The idea of the technique is to blockbuild the pieces together. Generally, I'll first solve one of the two 1x2x3 'blocks' then move onto the other. This is usually done by creating a 1x2x2 centre-edge-centre block and then adding the centre-edge pair. This leaves you with another block to do the same with on the other side.

The second block is a little harder. The first 1x2x2 goes in just fine, but the final centre-edge pair presents an interesting problem. It cannot be easily created as the other columns have been because you are restricted in where you can store pieces (all the empty space is in use). From here there are a few things you can do. At first I was just placing the edge and then using [TPerm, l] to comm the centre in. These days it mostly varies on the case. You can put the edge in and use some variation on r U2 r U2 r2 U2 r2 U2 r U2 r' to solve the centre or put the centre in and use some commutator to solve the edge. (With the latter technique you might get lucky and get the chance to force a L4E skip.)

I forgot to mention that the final pair may be easy to create. When that happens it feels like you're skipping a step or something.

When you get good, you can treat the last step as last 5 edges and three centres - looking for the best way to solve from there instead of moving to L4E. (However, L4E is often the best solution anyway.)

Finally, here's an alg for every L4E case;

3 Cycle
[l, U' R U x U R2 U' x'] 
or l' U2 r' D2 r U2 r' D2 r l

2x2 Cycle Diag (PLL Parity)
R2 F2 U2 r2 U2 F2 R2

2x2 Cycle Adj (2 Flip)
U2 r' U2 l r U2 r' U2 r U2 l' r' U2 r 

2x2 Cycle Opp (PLL Parity + 2 Flip)
l U2 r D2 r' U2 l' r U2 l D2 l' U2 r' 

2 Cycle Diag
r U2 r' U2 r' U2 l U2 r' U2 r U2 F2 r2 F2 l'

2 Cycle Adj
r' U2 x l U2 l' U2 x' r2 U2 r U2 r' U2 F2 r2 F2

2 Cycle Opp
r U2 r U2 x U2 r U2 l' x' U2 l U2 r2

4 Cycle Clockwise
r U2 r2 U2 r' U2 r U2 r' U2 r2 U2 r

4 Cycle Anticlockwise
r' U2 r2 U2 r U2 r' U2 r U2 r2 U2 r'

4 Cycle X (British Parity)
r2 B2 r' U2 r' U2 B2 r' B2 r B2 r' B2 r2 B2

4 Cycle Z
r U2 r l' U2 r2 U2 r' U2 r U2 r' U2 r' U2 l U2 r'

The badasses that know K4LL should already know most of these.
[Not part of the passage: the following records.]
template <int KP>
__device__ __forceinline__ void prep_pgt_body(int bid, const float *__restrict__ F, const float *__restrict__ Psi,
                                              const float *__restrict__ omega, const ZPSrc &ZP, int Npix, int Nb, int Nh,
                                              unsigned char *__restrict__ PGT) {
    using GT = GTT<KP>;
    unsigned char *tile = PGT + (size_t)bid * GT::TILE_B;
    const int p0 = GT::PXW * (bid / GT::TPW) + bid % GT::TPW;
    auto pixel = [&](int lo) { return p0 + GT::TPW * lo; };
    __shared__ float f[16][KP + 1];
    __shared__ float tsc[16][3];
    for (int i = threadIdx.x; i < 16 * KP; i += 256) {
        const int px = i / KP, a = i % KP;
        f[px][a] = (pixel(px) < Npix && a < Nh) ? F[(size_t)pixel(px) * Nh + a] : 0.f;
    }
    __syncthreads();
    if (threadIdx.x < 16) {
        float mx = 0.f;
        for (int a = 0; a < KP; ++a) mx = fmaxf(mx, fabsf(f[threadIdx.x][a]));
        int e = 7;
        if (mx > 0.f && mx < 3.0e38f) (void)frexpf(mx, &e);
        e = e < -50 ? -50 : (e > 60 ? 60 : e);
        tsc[threadIdx.x][0] = ldexpf(1.f, 7 - e);
        tsc[threadIdx.x][1] = ldexpf(1.f, 2 * (e - 7));
        tsc[threadIdx.x][2] = ldexpf(1.f, e - 7);
    }
    __syncthreads();
    for (int i = threadIdx.x; i < GT::NKQ * 64; i += 256) {
        const int lane = i & 63, ks = i >> 6;
        const int px = lane & 15, g = lane >> 4;
        const float t1 = tsc[px][0], t2 = t1 * t1;
        float v[8];
#pragma unroll
        for (int j = 0; j < 8; ++j) {
            const int q = 32 * ks + 8 * g + j;
            float x = 0.f;
            if (q < GT::KK2) {
                int a = 0;
                while (a + 1 < KP && pair_index(a + 1, a + 1, KP) <= q) ++a;
                const int b = a + (q - pair_index(a, a, KP));
                x = f[px][a] * f[px][b] * t2;
            } else {
                const int a = q - (32 * (GT::NKQ - 1) + GT::YOFF);
                if (a >= 0 && a < KP) x = f[px][a] * t1;
            }
            v[j] = x;
        }
        unsigned char *dst = tile + ks * GT::BLK_B + lane * 16;
        u32x4 ph, pm;
        split8h(v, ph, pm);
        *reinterpret_cast<u32x4 *>(dst) = ph;
        *reinterpret_cast<u32x4 *>(dst + 1024) = pm;
    }
    if (threadIdx.x < 128) {
        const int j = threadIdx.x, px = pixel(j & 15);
        float v = 0.f;
        if (j < 16) v = px < Npix ? Psi[px] : 0.f;
        else if (j < 32) v = px < Nb ? omega[px] : 0.f;
        else if (j < 80 && ZP.on() && px < Nb) {
            const float4 q = ZP.at(px);
            v = j < 48 ? q.x : (j < 64 ? q.y : q.z);
        } else if (j >= GT::PAR_IT2 && j < GT::PAR_SBETA) v = tsc[j & 15][j < GT::PAR_IT1 ? 1 : 2];
        else if (j >= GT::PAR_SBETA) v = f16_weight_scale(px < Npix ? Psi[px] : 1.f);
        reinterpret_cast<float *>(tile + GT::OFF_PAR)[j] = v;
    }
    float *fr = reinterpret_cast<float *>(tile + GT::OFF_F);
    for (int i = threadIdx.x; i < 16 * KP; i += 256) fr[i] = f[i / KP][i % KP];
}
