@@ -63,7 +94,7 @@
         const int k = e / (kTP / 4), q = (e % (kTP / 4)) * 4;
         const bool ok = q < npx;
         cp_async16(dst + k * kLdT + q, a + (size_t)k * HW + (ok ? q : 0), ok);
-        if (IN2) cp_async16(dst + kIn1 + k * kLdT + q, c + (size_t)k * HW + (ok ? q : 0), ok);
+        if (IN2 && !PRIOR) cp_async16(dst + kIn1 + k * kLdT + q, c + (size_t)k * HW + (ok ? q : 0), ok);
       }
     } else {
       const float *a = p.in1 + ((size_t)b * HW + p0) * 64, *c = p.in2 + ((size_t)b * HW + p0) * 64;
@@ -75,14 +106,30 @@
     }
     cp_async_commit();
   };
-
-  if (t0 < t1) prefetch(t0, Buf);
+  auto prior_fill = [&](int p0, int npx, const float (&v)[9], float *dst) {
+    const int q = tid % kTP;
+#pragma unroll
+    for (int i = 0; i < K / (kThreads / kTP); ++i) {
+      const int k = tid / kTP + i * (kThreads / kTP);
+      dst[kIn1 + k * kLdT + q] = q < npx ? prior_at(k, v) : 0.f;
+    }
+  };
+
+  float tap[9];
+  if (t0 < t1) {
+    prefetch(t0, Buf);
+    if (PRIOR && MODE == 0) {
+      prior_taps(t0 * kTP, min(kTP, HW - t0 * kTP), tap);
+      prior_fill(t0 * kTP, min(kTP, HW - t0 * kTP), tap, Buf);
+    }
+  }
   for (int e = tid; e < CO * K; e += kThreads) Wm[(e / K) * kLdW + (e % K)] = __uint_as_float(to_tf32(p.w[e]));
 
   for (int tile = t0; tile < t1; ++tile) {
     const int p0 = tile * kTP, npx = min(kTP, HW - p0);
     float *In = Buf + ((tile - t0) & 1) * kBuf;
     float *Out = In;
+    if (PRIOR) prior_taps(MODE == 0 ? p0 + kTP : p0, MODE == 0 ? min(kTP, HW - p0 - kTP) : npx, tap);
     if (tile + 1 < t1) {
       prefetch(tile + 1, Buf + ((tile + 1 - t0) & 1) * kBuf);
       cp_async_wait<1>();
@@ -132,19 +179,28 @@
       for (int e = tid; e < (CO / 8) * kTP; e += kThreads) {
         const int c8 = e / kTP, q = e % kTP;
         if (q >= npx) continue;
-        float v[8];
+        float v[8], xr[8];
 #pragma unroll
         for (int i = 0; i < 8; ++i) {
           const int co = c8 * 8 + i;
           float a = Out[co * kLdT + q] + (p.bias ? __ldg(p.bias + co) : 0.f);
           if (p.act == 1) a = fmaxf(a, 0.f);
           const size_t o = ((size_t)b * CO + co) * HW + p0 + q;
-          if (p.resid1) a += __ldg(p.resid1 + o);
-          if (p.resid2) a += __ldg(p.resid2 + o);
+          if (PRIOR) {
+            xr[i] = __ldg(p.resid1 + o);
+            a += xr[i];
+            a += prior_at(co, tap);
+          } else {
+            if (p.resid1) a += __ldg(p.resid1 + o);
+            if (p.resid2) a += __ldg(p.resid2 + o);
+          }
           v[i] = a;
         }
         p.out8[((size_t)b * p.out_chunks + p.chunk0 + c8) * HW + p0 + q] =
             make_uint4(pack_bf2(v[0], v[1]), pack_bf2(v[2], v[3]), pack_bf2(v[4], v[5]), pack_bf2(v[6], v[7]));
+        if (PRIOR)
+          p.out8[((size_t)b * p.out_chunks + p.x_chunk0 + c8) * HW + p0 + q] =
+              make_uint4(pack_bf2(xr[0], xr[1]), pack_bf2(xr[2], xr[3]), pack_bf2(xr[4], xr[5]), pack_bf2(xr[6], xr[7]));
       }
     } else {
       for (int e = tid; e < CO * (kTP / 4); e += kThreads) {
@@ -160,6 +216,7 @@
         *reinterpret_cast<float4 *>(p.out + o) = v;
       }
     }
+    if (PRIOR && MODE == 0 && tile + 1 < t1) prior_fill(p0 + kTP, min(kTP, HW - p0 - kTP), tap, Buf + ((tile + 1 - t0) & 1) * kBuf);
     __syncthreads();
   }
 }
@@ -250,6 +307,18 @@
   }
 }
 
+template <auto kern>
+static int start(const Params &p, dim3 grid, size_t smem, cudaStream_t s) {
+  static bool attr = false;
+  if (!attr) {
+    cudaError_t e = cudaFuncSetAttribute(kern, cudaFuncAttributeMaxDynamicSharedMemorySize, (int)smem);
+    if (e != cudaSuccess) return fail(CDFO_ERR_CUDA, "cudaFuncSetAttribute(pointwise): %s", cudaGetErrorString(e));
+    attr = true;
+  }
+  kern<<<grid, kThreads, smem, s>>>(p);
+  return check_launch("cdfo_pointwise_conv_fwd");
+}
+
 template <int K, int CO, int MODE>
 static int launch(const Params &p, int B, cudaStream_t s) {
   constexpr int kLdW = K + 4;
@@ -261,6 +330,7 @@
   const size_t in1 = MODE == 0 ? K * kLdT : kTP * kLdW, out_f = CO * kLdT;
   if (p.HW % 4 != 0) {
     if (p.out8) return fail(CDFO_ERR_UNSUPPORTED, "cdfo_pointwise_conv_c8_fwd: H * W must be a multiple of 4");
+    if (p.prior_map) return fail(CDFO_ERR_UNSUPPORTED, "pointwise_conv: the in-kernel prior needs H * W to be a multiple of 4");
     const size_t smem = (size_t)(CO * kLdW + (in1 > out_f ? in1 : out_f)) * 4;
     auto kern = pointwise_ragged_kernel<K, CO, MODE>;
     static bool attr = false;
@@ -272,37 +342,36 @@
     kern<<<dim3(parts, B), kThreads, smem, s>>>(p);
     return check_launch("cdfo_pointwise_conv_fwd");
   }
-  const bool in2 = MODE == 0 && p.in2 != nullptr;
+  const bool prior = p.prior_map != nullptr;
+  const bool in2 = MODE == 0 && (p.in2 != nullptr || prior);
   const size_t in_all = in2 ? 2 * in1 : in1;
-  const size_t smem = (size_t)(CO * kLdW + 2 * (in_all > out_f ? in_all : out_f)) * 4;
-  if (in2) {
-    auto kern = pointwise_kernel<K, CO, MODE, true>;
-    static bool attr = false;
-    if (!attr) {
-      cudaError_t e = cudaFuncSetAttribute(kern, cudaFuncAttributeMaxDynamicSharedMemorySize, (int)smem);
-      if (e != cudaSuccess) return fail(CDFO_ERR_CUDA, "cudaFuncSetAttribute(pointwise): %s", cudaGetErrorString(e));
-      attr = true;
-    }
-    kern<<<dim3(parts, B), kThreads, smem, s>>>(p);
-  } else {
-    auto kern = pointwise_kernel<K, CO, MODE, false>;
-    static bool attr = false;
-    if (!attr) {
-      cudaError_t e = cudaFuncSetAttribute(kern, cudaFuncAttributeMaxDynamicSharedMemorySize, (int)smem);
-      if (e != cudaSuccess) return fail(CDFO_ERR_CUDA, "cudaFuncSetAttribute(pointwise): %s", cudaGetErrorString(e));
-      attr = true;
-    }
-    kern<<<dim3(parts, B), kThreads, smem, s>>>(p);
-  }
-  return check_launch("cdfo_pointwise_conv_fwd");
+  const size_t smem = (size_t)(CO * kLdW + 2 * (in_all > out_f ? in_all : out_f) + (prior ? 64 * kPwLd : 0)) * 4;
+  const dim3 grid(parts, B);
+  if (prior) {
+    if constexpr (MODE == 1 || CO == 128) return start<pointwise_kernel<K, CO, MODE, MODE == 0, true>>(p, grid, smem, s);
+    return fail(CDFO_ERR_UNSUPPORTED, "pointwise_conv: the in-kernel prior is built for 64 -> 128 (mode 0) and 128 -> 64 (mode 1)");
+  }
+  if (in2) return start<pointwise_kernel<K, CO, MODE, true>>(p, grid, smem, s);
+  return start<pointwise_kernel<K, CO, MODE, false>>(p, grid, smem, s);
 }
 
 }
 
 int pointwise_conv(const float *in1, const float *in2, const float *w, const float *bias, const float *resid1, const float *resid2,
                    float *out, int B, int K, int Co, int HW, int act, int mode, cudaStream_t s, void *out_c8, int out_channels,
-                   int channel0) {
-  pw::Params p{in1, in2, w, bias, resid1, resid2, out_c8 ? nullptr : out, (uint4 *)out_c8, out_channels / 8, channel0 / 8, HW, act};
+                   int channel0, const PwPrior *prior) {
+  pw::Params p{in1, in2, w, bias, resid1, resid2, out_c8 ? nullptr : out, (uint4 *)out_c8, out_channels / 8, channel0 / 8, HW, act,
+               nullptr, nullptr, nullptr, 0, 0, 0};
+  if (prior) {
+    if ((mode == 0 && in2) || resid2 || !prior->map || !prior->w || !prior->bias || prior->H * prior->W != HW || (mode == 1 && !(out_c8 && resid1)))
+      return fail(CDFO_ERR_UNSUPPORTED, "pointwise_conv: in-kernel prior with a second operand, a bad size, or (mode 1) no c8 output / x");
+    p.prior_map = prior->map;
+    p.prior_w = prior->w;
+    p.prior_b = prior->bias;
+    p.H = prior->H;
+    p.W = prior->W;
+    p.x_chunk0 = prior->x_channel0 / 8;
+  }
   if (mode == 0 && K == 64 && Co == 64) return pw::launch<64, 64, 0>(p, B, s);
   if (mode == 0 && K == 64 && Co == 128) return pw::launch<64, 128, 0>(p, B, s);
   if (mode == 1 && K == 128 && Co == 64) return pw::launch<128, 64, 1>(p, B, s);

You'll have to mirror/invert them to cover everything.


----------



## qqwref (Apr 19, 2011)

Cool method, and I'm glad you wrote it up. I notice that your "columns" thing is essentially the old domino-Roux method, which goes left 1x2x3 -> right 1x2x3 -> "CLL" (last four corners). Do you ever get parity (inners solved, outers an R2 off) using this solution? Or does the AUF before L4E take care of it?

Have you considered solving the last center while solving *any* edge? You'd still be left with four edges (or sometimes three) although there would be slightly different/more cases. Alternatively, you could just blindly solve the last edge and then do the last five edges in whatever way is easiest. There are some relatively nice 3-cycles (such as U2 l' D2 l U2 l' D2 l) so although there are 120 possible cases most of them could be done without using too many moves.


----------



## Kirjava (Apr 19, 2011)

qqwref said:


> Cool method, and I'm glad you wrote it up. I notice that your "columns" thing is essentially the old domino-Roux method, which goes left 1x2x3 -> right 1x2x3 -> "CLL" (last four corners).



Ja, this is what I did when I first solved a domino.



qqwref said:


> Do you ever get parity (inners solved, outers an R2 off) using this solution? Or does the AUF before L4E take care of it?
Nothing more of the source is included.